__Problem details__: Would you return every line of the listing below that has "writer" in it?
Available data: Begin
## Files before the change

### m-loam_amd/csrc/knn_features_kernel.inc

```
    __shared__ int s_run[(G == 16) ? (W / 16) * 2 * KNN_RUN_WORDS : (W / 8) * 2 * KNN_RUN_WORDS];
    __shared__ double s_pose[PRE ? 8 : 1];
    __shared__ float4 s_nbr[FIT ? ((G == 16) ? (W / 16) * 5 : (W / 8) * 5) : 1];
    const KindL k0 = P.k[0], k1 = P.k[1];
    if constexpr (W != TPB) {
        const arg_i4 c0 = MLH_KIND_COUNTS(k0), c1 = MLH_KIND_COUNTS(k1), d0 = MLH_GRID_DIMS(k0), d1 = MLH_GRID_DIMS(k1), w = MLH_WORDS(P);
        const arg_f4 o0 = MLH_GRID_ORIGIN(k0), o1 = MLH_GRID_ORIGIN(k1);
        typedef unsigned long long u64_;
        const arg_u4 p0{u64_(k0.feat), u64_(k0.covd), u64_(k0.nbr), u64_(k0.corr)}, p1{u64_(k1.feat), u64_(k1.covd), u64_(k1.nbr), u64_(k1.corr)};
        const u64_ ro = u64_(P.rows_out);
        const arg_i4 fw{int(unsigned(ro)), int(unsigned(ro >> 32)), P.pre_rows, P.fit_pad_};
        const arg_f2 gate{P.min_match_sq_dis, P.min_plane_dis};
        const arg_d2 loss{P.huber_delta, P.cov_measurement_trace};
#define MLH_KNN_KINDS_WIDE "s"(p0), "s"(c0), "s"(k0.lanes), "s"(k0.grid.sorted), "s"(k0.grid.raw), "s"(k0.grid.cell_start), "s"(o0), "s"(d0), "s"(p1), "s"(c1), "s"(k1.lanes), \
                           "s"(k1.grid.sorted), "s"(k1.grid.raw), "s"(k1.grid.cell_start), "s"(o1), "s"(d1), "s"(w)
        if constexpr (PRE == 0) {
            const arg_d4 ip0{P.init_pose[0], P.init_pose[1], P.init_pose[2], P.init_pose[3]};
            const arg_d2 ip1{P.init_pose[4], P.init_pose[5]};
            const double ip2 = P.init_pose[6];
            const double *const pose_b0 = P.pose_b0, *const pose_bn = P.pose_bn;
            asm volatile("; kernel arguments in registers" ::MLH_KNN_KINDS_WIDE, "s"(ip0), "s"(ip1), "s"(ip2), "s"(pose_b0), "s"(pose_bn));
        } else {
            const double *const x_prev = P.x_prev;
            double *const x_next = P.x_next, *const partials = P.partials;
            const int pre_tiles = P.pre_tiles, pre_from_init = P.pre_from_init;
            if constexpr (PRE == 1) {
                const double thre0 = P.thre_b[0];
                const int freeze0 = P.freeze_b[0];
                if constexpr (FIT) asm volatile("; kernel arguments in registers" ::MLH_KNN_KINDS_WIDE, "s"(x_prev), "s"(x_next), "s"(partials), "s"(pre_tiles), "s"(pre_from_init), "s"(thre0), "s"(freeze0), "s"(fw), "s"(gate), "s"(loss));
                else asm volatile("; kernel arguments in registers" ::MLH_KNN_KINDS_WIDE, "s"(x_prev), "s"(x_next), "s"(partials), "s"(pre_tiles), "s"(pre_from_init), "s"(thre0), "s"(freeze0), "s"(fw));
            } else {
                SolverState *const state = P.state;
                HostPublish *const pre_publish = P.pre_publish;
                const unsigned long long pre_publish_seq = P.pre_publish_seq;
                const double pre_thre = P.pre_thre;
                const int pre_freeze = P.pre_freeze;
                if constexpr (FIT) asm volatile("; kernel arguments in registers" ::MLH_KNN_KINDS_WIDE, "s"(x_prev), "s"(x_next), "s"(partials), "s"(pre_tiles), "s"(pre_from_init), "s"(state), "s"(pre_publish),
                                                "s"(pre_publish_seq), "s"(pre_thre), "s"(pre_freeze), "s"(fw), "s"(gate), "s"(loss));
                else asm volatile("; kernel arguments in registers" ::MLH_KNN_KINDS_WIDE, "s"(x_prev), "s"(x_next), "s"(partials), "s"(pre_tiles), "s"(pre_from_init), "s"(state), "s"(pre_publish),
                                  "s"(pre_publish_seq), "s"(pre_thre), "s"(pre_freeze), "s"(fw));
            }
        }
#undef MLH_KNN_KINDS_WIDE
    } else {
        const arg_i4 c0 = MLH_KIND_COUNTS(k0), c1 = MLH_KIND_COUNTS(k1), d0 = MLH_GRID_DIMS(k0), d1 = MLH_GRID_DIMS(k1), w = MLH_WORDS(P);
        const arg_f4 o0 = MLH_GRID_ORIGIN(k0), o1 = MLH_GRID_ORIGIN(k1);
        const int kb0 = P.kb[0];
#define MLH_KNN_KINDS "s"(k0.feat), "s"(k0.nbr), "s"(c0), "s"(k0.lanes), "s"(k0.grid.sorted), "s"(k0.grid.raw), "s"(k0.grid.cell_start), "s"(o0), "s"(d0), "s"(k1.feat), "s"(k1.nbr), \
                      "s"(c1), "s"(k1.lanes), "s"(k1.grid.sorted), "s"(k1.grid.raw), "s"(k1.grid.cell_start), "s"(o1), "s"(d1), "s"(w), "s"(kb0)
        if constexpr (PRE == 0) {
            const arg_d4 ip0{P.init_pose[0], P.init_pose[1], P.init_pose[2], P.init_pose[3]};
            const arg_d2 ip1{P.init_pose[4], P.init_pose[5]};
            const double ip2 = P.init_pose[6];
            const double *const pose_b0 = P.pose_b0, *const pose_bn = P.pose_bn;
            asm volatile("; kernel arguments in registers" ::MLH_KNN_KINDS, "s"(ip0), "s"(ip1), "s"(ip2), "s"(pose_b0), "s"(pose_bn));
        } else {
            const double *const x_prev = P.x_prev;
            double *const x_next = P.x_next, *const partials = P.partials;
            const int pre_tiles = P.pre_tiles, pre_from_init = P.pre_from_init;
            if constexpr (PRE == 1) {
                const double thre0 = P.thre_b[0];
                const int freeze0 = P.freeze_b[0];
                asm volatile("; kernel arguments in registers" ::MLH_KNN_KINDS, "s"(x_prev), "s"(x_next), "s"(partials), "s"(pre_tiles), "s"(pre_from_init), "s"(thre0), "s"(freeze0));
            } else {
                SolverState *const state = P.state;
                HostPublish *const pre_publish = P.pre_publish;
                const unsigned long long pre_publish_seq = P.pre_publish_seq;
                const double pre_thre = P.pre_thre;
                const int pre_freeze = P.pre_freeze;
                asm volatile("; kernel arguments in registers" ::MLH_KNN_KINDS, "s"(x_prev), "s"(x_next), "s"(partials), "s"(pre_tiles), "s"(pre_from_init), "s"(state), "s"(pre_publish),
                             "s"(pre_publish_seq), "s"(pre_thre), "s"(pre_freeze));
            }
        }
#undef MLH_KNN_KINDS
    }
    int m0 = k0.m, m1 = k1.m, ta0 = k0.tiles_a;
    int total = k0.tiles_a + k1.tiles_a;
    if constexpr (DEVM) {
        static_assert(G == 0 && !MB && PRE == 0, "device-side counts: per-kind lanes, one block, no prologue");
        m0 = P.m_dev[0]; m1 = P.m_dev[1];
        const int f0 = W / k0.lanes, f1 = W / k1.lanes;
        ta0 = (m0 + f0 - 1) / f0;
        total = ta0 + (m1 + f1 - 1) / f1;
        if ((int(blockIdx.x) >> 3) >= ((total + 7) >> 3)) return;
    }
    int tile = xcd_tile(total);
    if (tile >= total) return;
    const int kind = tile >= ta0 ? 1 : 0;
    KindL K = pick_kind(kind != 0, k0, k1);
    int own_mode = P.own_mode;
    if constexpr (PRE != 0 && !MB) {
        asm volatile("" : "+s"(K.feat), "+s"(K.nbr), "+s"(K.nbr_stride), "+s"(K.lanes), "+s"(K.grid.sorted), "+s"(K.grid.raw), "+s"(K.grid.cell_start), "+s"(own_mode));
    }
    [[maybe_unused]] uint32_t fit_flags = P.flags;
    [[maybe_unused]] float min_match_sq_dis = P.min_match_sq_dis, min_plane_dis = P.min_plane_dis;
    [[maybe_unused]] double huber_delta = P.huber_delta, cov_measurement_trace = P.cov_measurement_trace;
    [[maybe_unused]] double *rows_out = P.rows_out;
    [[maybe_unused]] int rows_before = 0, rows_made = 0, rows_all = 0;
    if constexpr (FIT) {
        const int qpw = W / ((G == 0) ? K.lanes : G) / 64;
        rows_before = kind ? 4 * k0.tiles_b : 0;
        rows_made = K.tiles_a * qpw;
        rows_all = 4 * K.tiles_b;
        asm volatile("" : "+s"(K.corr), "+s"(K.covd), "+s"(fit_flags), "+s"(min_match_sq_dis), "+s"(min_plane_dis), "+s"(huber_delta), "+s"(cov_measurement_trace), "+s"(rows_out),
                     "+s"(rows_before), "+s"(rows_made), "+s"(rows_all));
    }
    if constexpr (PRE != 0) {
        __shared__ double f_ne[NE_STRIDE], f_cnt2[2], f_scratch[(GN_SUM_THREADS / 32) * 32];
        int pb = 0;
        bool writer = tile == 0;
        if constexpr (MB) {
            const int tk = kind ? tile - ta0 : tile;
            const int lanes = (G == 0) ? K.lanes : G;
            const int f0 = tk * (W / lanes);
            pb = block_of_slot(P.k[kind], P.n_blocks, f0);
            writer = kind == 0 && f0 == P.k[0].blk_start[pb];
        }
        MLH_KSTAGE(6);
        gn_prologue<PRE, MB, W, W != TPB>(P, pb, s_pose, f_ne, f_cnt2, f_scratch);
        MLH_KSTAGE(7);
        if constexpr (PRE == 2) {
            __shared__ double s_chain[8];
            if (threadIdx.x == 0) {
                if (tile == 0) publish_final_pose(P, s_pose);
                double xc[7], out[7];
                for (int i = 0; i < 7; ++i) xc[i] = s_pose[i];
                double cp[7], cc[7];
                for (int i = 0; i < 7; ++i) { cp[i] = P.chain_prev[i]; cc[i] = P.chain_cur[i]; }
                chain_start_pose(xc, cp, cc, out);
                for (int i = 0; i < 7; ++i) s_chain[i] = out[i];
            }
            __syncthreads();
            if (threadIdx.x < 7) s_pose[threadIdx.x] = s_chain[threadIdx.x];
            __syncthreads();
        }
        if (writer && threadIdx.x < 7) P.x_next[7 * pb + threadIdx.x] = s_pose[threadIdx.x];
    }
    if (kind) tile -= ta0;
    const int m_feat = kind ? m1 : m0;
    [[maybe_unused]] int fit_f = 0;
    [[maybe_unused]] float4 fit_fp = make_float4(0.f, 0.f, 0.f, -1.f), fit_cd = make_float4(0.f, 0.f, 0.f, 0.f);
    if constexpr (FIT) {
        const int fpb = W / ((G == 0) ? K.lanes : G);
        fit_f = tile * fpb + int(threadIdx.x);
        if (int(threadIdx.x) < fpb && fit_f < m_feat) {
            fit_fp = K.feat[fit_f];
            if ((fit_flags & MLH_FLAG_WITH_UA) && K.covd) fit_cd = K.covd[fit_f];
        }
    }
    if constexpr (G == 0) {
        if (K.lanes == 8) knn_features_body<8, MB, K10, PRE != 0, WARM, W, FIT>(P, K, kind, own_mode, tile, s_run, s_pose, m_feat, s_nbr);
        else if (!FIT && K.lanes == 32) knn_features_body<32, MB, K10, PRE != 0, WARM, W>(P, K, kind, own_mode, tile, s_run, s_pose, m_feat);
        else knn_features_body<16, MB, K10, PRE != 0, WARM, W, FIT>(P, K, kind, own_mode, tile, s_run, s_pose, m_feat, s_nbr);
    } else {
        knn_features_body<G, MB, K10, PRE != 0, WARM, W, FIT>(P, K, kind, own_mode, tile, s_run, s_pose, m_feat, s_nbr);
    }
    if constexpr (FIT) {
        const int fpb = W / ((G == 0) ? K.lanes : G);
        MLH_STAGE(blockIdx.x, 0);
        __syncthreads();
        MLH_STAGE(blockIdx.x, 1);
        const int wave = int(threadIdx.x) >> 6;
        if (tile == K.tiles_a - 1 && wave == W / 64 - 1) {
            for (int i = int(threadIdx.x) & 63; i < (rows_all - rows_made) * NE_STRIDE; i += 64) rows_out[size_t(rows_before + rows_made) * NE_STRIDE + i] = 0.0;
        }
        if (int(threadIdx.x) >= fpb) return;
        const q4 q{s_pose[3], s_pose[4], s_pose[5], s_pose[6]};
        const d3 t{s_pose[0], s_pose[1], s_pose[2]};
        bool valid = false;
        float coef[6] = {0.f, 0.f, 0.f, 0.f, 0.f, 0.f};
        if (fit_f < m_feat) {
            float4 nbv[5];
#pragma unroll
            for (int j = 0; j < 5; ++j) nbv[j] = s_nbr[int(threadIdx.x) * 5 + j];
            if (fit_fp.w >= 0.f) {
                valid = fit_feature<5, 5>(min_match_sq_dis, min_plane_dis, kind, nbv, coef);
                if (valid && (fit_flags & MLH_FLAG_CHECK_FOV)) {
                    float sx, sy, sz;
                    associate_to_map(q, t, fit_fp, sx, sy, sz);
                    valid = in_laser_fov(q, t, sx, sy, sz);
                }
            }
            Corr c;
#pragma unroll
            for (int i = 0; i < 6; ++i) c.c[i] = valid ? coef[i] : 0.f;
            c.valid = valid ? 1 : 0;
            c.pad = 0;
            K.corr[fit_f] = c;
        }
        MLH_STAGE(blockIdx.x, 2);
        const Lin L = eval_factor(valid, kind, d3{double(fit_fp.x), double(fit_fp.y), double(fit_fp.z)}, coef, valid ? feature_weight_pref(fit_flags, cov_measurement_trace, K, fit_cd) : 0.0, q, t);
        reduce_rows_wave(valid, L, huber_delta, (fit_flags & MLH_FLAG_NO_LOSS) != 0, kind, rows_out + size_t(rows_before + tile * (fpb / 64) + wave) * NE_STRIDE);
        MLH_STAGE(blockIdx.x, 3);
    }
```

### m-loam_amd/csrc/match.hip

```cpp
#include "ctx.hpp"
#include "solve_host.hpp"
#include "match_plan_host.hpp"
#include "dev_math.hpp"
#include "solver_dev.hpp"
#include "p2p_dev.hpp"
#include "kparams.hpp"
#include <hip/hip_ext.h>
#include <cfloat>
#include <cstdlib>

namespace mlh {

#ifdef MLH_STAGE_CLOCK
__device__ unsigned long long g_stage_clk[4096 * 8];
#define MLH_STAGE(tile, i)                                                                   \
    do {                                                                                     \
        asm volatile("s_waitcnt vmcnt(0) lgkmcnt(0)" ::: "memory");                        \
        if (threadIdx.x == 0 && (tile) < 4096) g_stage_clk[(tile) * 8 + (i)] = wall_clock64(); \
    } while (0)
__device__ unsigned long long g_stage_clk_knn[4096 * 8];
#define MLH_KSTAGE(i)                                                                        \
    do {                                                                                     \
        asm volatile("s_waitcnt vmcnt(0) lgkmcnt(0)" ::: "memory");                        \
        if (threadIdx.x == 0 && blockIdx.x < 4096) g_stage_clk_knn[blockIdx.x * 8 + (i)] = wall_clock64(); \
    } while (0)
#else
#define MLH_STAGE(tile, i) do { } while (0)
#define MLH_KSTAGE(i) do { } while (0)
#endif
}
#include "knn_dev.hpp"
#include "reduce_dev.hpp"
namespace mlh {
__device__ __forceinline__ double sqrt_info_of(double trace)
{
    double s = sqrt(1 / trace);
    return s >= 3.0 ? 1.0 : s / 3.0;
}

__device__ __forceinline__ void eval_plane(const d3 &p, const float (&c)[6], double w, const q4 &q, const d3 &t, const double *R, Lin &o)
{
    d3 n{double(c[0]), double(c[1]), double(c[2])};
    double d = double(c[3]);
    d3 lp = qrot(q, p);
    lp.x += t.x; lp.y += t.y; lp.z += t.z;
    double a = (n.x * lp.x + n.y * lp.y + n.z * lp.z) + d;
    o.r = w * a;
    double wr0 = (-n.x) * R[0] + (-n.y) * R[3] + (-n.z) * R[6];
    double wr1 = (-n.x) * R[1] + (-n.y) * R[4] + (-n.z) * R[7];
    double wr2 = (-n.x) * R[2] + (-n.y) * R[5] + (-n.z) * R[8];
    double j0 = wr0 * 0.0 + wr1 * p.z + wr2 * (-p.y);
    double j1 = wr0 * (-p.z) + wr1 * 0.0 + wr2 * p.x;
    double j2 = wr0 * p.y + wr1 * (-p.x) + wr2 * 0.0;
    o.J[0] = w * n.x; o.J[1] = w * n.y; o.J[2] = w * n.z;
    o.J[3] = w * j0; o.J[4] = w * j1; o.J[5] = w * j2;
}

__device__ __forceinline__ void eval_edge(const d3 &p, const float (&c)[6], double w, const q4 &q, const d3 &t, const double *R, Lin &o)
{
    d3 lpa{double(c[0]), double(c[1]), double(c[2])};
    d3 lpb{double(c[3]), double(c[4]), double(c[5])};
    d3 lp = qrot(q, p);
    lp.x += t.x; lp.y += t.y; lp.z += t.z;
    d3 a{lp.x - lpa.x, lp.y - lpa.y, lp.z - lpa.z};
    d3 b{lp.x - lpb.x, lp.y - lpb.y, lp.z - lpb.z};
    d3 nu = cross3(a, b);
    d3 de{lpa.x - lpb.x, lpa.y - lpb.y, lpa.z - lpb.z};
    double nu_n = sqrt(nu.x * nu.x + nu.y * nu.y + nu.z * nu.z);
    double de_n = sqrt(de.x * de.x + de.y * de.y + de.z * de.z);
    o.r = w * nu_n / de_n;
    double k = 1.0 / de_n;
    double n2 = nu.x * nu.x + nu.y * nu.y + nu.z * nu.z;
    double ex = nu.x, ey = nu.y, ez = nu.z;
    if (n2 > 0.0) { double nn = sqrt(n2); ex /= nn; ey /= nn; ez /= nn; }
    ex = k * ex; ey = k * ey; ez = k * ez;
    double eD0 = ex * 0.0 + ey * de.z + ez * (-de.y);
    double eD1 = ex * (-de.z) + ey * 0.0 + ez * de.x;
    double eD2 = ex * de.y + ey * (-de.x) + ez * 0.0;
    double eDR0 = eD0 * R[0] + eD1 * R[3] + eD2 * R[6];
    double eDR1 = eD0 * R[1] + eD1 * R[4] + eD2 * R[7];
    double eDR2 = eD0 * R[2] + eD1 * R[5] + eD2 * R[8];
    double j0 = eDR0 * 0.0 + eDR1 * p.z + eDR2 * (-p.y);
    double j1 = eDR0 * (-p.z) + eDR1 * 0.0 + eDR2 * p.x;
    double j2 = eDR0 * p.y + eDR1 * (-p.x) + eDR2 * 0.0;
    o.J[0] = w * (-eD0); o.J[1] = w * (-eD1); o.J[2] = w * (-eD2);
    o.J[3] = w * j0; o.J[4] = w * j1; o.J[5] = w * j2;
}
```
Available data: End
__Answer for the task__:
        bool writer = tile == 0;
            writer = kind == 0 && f0 == P.k[0].blk_start[pb];
        if (writer && threadIdx.x < 7) P.x_next[7 * pb + threadIdx.x] = s_pose[threadIdx.x];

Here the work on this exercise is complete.